### Aim of the exercise
Each line holding the string "RouteRec" is to be copied from the data.

### Data for this exercise
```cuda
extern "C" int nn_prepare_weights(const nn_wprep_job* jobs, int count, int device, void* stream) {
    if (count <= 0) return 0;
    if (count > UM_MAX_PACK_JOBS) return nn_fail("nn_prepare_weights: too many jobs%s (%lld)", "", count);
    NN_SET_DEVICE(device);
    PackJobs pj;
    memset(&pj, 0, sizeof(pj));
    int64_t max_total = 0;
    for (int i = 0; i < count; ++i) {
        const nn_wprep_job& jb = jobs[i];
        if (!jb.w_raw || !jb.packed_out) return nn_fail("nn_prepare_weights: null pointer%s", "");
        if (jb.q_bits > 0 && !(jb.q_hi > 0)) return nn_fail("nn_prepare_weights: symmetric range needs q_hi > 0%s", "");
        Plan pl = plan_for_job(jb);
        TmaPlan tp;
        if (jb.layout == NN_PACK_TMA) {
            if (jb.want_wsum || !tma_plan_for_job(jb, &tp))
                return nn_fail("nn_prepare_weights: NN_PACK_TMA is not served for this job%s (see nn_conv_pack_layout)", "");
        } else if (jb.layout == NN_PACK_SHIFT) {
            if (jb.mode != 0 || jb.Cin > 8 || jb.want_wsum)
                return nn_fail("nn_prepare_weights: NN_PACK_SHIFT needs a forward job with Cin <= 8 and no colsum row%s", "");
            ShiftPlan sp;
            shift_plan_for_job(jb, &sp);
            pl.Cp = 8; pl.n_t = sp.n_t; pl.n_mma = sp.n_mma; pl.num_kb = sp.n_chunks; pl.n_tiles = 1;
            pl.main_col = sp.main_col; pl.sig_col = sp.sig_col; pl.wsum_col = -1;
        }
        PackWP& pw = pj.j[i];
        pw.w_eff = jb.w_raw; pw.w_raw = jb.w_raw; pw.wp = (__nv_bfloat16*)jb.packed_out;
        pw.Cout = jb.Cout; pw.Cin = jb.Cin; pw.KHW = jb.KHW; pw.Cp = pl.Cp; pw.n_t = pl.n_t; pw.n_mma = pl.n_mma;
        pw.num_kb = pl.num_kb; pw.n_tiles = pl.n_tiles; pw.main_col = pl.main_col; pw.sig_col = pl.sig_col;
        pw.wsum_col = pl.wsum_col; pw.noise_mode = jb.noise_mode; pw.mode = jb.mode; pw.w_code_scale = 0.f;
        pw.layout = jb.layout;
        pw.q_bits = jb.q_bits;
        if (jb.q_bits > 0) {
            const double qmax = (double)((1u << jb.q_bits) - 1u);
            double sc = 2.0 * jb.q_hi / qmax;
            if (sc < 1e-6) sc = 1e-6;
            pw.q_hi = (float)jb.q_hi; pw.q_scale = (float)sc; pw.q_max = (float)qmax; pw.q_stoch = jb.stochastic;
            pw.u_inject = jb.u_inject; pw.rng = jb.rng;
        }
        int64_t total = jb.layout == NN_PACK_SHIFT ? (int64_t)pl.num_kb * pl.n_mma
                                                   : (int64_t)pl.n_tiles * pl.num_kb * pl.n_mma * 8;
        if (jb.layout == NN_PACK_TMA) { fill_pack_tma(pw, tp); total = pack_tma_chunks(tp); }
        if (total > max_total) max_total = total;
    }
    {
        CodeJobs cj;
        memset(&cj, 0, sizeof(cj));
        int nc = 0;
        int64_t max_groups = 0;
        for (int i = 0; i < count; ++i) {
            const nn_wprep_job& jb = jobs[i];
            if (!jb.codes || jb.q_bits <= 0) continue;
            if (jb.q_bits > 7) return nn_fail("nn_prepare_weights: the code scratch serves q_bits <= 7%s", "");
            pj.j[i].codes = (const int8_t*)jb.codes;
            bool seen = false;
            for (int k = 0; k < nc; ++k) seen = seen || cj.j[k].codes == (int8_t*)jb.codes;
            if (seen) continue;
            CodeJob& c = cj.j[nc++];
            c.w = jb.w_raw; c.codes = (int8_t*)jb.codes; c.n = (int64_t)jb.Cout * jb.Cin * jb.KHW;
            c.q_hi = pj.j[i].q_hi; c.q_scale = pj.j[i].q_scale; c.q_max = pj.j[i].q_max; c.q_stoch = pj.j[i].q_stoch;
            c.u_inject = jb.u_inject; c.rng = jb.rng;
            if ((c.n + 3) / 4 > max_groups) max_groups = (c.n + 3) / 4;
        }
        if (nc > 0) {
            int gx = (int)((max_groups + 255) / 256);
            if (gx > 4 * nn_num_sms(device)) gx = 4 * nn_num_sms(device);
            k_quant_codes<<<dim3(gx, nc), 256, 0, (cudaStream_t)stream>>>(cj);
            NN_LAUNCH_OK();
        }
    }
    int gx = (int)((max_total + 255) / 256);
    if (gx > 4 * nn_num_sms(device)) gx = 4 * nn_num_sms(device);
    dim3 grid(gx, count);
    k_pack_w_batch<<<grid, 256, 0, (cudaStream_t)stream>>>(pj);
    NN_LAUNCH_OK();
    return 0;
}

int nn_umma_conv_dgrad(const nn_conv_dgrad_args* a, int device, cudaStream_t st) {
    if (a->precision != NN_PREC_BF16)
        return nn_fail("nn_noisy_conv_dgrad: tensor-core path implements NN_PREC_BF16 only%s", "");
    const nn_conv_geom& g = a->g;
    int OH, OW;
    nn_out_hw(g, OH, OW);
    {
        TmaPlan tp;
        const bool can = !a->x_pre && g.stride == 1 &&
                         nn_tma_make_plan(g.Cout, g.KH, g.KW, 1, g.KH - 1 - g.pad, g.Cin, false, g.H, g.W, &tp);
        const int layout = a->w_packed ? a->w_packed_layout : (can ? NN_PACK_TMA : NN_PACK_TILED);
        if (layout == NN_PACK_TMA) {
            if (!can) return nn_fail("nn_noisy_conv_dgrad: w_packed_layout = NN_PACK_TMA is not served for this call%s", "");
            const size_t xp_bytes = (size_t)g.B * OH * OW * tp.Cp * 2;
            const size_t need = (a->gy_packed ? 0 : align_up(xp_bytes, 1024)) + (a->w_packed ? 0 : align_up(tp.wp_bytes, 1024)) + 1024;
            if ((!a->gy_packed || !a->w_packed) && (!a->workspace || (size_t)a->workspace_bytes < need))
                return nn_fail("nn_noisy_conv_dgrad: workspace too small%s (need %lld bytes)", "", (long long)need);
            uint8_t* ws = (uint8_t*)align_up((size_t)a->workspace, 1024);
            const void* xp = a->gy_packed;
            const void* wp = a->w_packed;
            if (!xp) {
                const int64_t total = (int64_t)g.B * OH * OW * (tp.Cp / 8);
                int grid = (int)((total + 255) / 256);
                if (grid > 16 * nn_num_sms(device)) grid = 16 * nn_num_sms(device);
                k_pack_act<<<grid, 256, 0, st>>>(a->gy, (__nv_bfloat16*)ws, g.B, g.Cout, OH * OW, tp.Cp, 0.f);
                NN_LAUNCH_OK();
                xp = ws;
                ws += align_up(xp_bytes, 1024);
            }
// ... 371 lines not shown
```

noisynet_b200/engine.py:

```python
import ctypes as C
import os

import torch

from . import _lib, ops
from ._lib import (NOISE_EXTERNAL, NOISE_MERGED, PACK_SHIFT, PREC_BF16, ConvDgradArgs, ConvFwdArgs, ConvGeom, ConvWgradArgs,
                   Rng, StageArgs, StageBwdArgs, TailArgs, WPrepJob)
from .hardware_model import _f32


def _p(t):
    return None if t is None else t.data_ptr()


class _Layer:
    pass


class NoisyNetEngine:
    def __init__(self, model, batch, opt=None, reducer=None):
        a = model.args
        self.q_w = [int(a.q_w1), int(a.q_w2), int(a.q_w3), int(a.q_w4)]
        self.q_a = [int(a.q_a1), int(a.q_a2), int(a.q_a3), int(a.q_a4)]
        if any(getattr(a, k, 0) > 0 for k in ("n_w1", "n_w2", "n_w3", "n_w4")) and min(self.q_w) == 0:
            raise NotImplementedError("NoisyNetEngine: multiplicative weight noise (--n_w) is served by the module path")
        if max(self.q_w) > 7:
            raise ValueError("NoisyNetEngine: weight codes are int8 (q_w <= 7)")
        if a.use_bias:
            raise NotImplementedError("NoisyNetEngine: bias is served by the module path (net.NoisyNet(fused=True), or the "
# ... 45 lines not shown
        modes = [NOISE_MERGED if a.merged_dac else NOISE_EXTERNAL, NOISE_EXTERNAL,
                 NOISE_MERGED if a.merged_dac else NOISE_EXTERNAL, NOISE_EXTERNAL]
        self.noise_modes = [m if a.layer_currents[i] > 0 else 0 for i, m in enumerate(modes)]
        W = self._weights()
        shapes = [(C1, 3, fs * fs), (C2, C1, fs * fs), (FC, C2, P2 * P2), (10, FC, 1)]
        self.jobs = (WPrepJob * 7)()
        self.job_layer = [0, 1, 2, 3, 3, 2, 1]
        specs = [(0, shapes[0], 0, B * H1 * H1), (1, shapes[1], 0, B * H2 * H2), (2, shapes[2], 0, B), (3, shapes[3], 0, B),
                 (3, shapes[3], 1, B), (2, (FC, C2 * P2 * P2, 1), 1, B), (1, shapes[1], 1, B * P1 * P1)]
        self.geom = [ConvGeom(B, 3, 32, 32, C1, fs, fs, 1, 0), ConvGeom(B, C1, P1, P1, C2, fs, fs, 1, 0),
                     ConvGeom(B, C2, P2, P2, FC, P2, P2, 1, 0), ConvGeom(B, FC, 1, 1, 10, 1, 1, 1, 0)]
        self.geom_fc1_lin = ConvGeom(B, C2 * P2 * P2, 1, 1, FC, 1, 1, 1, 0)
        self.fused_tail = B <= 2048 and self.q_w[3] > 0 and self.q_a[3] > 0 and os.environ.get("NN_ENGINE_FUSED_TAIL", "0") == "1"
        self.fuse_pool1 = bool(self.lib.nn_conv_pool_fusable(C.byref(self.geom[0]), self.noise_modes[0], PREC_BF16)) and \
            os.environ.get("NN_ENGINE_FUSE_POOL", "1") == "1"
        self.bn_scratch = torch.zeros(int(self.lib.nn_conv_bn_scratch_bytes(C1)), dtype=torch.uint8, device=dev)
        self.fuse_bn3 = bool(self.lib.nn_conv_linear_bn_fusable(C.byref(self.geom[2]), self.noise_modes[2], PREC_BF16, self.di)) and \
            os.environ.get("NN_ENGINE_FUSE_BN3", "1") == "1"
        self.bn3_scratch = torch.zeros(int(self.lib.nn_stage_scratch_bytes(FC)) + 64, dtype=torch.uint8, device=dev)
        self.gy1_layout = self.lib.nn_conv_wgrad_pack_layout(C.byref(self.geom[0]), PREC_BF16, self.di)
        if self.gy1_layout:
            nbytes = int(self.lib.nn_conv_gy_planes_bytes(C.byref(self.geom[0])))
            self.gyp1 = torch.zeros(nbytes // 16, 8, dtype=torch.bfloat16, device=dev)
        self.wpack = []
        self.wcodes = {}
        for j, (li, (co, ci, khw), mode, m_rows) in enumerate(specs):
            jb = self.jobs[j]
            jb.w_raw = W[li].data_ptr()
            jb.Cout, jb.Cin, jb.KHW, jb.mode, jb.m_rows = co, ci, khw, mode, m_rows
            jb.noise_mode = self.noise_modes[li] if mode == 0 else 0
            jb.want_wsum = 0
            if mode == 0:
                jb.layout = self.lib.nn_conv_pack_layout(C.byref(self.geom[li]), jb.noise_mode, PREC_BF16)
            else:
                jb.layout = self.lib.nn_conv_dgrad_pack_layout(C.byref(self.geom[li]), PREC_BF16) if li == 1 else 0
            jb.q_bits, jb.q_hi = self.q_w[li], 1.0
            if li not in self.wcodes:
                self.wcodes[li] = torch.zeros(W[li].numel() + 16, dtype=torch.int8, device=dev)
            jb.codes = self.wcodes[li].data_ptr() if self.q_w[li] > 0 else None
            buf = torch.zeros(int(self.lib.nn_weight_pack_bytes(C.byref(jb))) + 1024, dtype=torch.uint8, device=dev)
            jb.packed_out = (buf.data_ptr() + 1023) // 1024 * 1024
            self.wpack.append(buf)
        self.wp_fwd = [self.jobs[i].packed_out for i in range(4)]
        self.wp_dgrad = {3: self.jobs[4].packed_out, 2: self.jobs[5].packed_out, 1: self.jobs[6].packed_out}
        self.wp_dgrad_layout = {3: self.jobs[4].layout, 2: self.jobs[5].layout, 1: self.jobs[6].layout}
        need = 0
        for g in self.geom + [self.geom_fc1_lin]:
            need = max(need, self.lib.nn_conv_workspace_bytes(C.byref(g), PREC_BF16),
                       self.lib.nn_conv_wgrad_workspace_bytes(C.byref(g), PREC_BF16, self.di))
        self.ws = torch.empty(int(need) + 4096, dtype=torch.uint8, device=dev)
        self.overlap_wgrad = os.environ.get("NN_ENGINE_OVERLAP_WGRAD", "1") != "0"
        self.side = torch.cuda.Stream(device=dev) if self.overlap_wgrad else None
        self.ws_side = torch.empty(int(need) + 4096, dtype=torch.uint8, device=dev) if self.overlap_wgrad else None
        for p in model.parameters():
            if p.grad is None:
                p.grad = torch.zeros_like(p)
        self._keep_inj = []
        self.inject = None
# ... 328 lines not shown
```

--

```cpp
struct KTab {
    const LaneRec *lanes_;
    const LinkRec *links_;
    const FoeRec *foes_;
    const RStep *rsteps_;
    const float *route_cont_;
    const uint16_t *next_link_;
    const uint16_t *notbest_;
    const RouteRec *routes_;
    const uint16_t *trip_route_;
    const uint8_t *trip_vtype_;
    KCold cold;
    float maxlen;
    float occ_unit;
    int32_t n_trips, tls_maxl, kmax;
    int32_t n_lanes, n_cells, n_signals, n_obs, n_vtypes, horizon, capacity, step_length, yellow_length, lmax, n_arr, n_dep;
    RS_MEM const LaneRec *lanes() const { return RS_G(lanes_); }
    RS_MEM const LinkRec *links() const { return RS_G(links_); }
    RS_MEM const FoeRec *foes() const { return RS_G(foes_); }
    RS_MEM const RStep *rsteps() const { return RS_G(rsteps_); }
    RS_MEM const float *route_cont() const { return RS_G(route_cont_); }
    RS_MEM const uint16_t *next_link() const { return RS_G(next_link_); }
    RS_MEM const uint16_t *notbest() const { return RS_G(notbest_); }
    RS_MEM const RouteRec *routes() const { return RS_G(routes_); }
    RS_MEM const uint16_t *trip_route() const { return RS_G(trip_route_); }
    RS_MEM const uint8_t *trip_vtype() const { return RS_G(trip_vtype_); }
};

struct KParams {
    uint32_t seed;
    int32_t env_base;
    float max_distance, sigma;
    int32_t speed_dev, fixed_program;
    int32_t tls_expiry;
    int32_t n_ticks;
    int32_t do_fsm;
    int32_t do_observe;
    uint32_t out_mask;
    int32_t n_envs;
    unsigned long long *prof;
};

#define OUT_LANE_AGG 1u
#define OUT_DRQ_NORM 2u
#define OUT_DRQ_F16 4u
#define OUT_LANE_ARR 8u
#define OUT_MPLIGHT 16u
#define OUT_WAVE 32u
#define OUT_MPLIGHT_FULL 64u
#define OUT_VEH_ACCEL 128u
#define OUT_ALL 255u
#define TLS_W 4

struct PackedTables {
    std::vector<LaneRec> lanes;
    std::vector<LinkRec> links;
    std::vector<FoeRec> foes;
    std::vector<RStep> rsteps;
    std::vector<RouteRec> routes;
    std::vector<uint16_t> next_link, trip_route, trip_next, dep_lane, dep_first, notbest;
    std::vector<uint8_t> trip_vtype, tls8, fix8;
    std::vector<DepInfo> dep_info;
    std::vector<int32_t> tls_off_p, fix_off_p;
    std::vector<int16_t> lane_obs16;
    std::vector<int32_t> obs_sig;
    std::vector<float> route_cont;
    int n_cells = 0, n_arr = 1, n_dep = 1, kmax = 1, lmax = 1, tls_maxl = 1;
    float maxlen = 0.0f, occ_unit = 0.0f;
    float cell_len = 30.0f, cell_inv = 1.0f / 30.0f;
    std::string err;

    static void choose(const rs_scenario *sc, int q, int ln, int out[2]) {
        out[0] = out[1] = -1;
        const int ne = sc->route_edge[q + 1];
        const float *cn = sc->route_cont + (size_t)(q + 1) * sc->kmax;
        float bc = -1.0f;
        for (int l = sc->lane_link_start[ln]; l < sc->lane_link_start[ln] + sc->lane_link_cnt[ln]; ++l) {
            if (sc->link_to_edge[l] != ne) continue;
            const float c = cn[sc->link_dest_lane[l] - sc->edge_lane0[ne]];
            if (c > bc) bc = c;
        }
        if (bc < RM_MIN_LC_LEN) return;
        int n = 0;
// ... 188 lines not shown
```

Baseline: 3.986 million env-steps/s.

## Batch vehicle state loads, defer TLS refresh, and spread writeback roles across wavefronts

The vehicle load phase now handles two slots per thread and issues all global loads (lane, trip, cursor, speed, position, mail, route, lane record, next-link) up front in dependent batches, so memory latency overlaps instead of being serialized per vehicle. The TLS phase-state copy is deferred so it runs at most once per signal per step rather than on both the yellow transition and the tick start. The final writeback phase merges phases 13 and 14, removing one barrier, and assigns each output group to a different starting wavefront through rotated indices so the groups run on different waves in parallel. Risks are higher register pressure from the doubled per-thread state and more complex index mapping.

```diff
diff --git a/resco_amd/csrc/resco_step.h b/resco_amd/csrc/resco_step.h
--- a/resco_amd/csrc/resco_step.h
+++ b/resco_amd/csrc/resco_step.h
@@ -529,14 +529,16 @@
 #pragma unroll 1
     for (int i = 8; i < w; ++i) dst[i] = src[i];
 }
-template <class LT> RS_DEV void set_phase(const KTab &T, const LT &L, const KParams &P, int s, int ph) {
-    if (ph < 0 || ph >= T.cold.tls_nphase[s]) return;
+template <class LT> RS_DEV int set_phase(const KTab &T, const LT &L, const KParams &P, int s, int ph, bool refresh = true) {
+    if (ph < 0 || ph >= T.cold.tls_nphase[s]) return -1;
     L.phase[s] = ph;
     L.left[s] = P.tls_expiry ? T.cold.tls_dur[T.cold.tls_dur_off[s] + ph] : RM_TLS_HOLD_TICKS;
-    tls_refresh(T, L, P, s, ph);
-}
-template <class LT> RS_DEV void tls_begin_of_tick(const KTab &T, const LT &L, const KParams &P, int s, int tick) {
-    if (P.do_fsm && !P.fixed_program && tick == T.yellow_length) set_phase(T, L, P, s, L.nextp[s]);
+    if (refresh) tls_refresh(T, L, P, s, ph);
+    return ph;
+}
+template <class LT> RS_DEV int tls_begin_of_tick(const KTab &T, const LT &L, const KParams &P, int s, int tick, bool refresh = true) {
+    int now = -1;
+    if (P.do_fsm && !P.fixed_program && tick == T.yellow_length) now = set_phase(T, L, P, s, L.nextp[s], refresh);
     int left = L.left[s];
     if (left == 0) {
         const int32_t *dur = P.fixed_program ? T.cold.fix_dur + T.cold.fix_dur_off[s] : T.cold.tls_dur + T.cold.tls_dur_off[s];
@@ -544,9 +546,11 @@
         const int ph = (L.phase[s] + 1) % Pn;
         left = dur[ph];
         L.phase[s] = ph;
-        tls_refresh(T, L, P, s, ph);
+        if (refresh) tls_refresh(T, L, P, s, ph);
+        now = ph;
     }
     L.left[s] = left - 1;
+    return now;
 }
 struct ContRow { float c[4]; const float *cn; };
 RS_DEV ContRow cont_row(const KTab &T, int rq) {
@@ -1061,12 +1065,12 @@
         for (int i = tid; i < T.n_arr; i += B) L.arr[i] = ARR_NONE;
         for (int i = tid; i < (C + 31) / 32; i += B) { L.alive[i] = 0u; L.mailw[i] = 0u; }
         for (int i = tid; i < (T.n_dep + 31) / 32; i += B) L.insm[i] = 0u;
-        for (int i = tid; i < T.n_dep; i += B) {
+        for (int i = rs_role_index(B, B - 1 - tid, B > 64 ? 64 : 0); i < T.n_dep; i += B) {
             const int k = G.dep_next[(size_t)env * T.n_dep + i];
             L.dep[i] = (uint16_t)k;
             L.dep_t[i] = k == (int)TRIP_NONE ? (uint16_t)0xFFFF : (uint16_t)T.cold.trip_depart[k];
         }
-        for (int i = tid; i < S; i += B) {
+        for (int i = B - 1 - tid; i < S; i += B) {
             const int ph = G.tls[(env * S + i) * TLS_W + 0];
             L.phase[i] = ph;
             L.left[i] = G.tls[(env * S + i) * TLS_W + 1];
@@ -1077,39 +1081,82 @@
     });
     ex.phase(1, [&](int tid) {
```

### Task output
    const RouteRec *routes_;
    RS_MEM const RouteRec *routes() const { return RS_G(routes_); }
    std::vector<RouteRec> routes;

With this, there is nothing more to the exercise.